■ **Work request**: Every line of the entries that holds the word "constexpr" is to be copied.

■ **Information given**:
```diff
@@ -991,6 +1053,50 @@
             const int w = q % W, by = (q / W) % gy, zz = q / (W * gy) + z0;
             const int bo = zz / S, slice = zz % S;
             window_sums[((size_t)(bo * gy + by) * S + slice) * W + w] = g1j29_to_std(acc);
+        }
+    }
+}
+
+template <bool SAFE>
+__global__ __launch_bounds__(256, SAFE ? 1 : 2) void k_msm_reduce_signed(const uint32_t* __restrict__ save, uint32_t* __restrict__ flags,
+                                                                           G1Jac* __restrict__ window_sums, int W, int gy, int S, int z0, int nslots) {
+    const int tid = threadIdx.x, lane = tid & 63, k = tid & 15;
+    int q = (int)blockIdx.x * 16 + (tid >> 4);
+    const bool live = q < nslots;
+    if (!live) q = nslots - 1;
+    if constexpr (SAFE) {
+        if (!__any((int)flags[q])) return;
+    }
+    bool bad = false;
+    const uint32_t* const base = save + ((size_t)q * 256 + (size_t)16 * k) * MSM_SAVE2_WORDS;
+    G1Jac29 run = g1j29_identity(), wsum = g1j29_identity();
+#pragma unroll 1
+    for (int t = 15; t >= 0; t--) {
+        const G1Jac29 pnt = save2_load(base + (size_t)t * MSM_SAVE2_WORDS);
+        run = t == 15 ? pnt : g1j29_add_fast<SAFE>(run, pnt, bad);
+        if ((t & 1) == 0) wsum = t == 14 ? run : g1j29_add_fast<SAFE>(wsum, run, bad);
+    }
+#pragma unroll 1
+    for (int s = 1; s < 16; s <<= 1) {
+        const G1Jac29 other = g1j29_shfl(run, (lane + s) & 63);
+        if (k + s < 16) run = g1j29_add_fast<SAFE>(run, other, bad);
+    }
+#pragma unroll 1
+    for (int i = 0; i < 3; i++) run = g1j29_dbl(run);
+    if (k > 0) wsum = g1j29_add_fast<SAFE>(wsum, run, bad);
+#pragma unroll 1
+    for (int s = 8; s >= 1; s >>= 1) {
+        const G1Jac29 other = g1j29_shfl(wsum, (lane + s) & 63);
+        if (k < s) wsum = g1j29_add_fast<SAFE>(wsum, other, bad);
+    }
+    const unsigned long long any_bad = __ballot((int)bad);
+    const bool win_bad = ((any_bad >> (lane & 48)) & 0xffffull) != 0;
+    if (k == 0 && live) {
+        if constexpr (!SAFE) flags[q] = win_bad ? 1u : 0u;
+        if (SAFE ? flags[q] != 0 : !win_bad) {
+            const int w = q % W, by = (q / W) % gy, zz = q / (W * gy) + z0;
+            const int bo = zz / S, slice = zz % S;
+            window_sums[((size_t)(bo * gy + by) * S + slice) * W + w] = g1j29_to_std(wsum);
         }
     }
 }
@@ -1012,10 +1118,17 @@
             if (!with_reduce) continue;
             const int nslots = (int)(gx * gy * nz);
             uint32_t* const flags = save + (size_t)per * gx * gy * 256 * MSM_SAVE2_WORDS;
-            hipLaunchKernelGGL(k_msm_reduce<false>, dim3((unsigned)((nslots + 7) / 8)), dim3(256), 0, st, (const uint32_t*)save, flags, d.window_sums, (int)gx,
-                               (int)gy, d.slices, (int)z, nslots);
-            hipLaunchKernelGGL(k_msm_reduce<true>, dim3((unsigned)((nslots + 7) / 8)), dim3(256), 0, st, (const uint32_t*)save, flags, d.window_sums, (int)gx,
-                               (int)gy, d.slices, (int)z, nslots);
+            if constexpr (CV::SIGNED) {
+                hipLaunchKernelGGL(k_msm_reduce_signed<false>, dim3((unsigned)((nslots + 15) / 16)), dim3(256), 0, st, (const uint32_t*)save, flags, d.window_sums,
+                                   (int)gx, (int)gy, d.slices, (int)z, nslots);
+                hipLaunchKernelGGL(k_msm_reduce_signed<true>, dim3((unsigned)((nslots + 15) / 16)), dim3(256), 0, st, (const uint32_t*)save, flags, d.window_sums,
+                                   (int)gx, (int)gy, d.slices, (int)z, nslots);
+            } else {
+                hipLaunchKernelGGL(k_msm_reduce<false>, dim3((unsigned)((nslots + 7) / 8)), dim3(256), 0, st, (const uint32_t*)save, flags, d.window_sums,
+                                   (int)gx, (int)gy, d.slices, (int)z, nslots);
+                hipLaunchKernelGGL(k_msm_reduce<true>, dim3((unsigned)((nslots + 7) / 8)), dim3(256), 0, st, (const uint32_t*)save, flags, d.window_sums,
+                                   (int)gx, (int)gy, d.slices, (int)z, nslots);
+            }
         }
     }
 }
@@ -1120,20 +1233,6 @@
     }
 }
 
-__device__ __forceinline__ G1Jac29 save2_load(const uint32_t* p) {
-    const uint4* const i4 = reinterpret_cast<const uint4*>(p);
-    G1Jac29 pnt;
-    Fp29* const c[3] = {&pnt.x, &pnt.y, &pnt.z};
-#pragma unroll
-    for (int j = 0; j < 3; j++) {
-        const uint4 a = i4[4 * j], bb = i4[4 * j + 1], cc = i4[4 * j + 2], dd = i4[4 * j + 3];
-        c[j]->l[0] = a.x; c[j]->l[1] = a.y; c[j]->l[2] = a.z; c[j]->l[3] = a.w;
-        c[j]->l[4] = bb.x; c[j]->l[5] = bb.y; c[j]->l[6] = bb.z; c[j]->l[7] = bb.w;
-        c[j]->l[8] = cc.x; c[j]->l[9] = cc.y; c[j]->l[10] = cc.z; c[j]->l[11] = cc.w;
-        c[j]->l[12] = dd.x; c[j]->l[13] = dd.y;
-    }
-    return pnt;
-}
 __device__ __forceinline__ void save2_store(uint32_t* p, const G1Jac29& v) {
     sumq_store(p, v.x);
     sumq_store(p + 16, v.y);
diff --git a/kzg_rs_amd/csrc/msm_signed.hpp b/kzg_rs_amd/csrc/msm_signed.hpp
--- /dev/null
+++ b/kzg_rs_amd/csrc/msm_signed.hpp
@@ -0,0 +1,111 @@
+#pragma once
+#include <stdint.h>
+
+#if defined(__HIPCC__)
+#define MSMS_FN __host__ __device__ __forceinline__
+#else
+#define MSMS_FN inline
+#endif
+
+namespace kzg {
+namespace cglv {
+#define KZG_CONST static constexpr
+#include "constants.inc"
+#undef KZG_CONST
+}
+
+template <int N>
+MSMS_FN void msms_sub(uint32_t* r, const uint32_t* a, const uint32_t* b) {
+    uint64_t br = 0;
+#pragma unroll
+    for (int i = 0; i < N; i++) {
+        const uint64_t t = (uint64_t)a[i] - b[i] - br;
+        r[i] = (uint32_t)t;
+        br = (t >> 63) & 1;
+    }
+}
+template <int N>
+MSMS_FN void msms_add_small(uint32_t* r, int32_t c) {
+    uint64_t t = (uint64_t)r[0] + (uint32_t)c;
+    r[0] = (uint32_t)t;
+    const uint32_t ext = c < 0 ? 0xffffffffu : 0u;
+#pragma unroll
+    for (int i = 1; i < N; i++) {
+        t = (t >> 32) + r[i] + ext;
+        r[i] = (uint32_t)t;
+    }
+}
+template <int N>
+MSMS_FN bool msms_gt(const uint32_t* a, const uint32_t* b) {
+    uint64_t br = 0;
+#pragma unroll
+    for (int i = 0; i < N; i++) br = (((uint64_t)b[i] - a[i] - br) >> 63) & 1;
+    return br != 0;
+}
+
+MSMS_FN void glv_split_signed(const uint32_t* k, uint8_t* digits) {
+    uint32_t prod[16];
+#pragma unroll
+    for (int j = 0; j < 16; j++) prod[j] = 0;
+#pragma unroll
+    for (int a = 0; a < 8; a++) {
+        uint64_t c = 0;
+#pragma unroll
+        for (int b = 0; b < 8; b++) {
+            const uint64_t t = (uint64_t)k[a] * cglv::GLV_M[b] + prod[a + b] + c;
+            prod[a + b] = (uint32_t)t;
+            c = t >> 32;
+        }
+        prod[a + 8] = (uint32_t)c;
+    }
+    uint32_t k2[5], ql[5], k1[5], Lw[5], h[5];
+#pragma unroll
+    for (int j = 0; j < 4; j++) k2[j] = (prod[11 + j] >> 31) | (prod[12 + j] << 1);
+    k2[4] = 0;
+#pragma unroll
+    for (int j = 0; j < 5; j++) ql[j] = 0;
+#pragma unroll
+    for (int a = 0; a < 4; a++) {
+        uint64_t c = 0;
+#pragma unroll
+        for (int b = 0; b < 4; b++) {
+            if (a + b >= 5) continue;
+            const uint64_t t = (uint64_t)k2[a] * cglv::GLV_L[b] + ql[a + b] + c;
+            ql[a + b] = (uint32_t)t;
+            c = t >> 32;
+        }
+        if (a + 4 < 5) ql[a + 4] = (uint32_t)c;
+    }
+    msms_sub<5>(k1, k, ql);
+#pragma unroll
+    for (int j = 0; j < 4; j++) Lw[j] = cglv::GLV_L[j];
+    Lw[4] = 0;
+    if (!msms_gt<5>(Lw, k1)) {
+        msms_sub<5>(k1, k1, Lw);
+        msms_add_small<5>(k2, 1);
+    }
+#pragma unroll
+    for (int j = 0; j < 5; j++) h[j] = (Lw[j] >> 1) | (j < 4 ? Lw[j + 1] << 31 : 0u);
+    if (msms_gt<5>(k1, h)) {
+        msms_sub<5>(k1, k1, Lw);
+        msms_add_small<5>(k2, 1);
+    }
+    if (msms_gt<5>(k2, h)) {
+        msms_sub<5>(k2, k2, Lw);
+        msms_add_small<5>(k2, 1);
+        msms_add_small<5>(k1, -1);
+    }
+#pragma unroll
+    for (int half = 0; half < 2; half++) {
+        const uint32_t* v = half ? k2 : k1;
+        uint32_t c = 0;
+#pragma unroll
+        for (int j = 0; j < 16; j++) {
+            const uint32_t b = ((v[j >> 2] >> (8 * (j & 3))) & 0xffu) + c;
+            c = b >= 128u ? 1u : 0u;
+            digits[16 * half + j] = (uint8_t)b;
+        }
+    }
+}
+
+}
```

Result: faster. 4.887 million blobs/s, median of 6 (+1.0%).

■ **Output below**:
+    if constexpr (SAFE) {
+        if constexpr (!SAFE) flags[q] = win_bad ? 1u : 0u;
+            if constexpr (CV::SIGNED) {
+#define KZG_CONST static constexpr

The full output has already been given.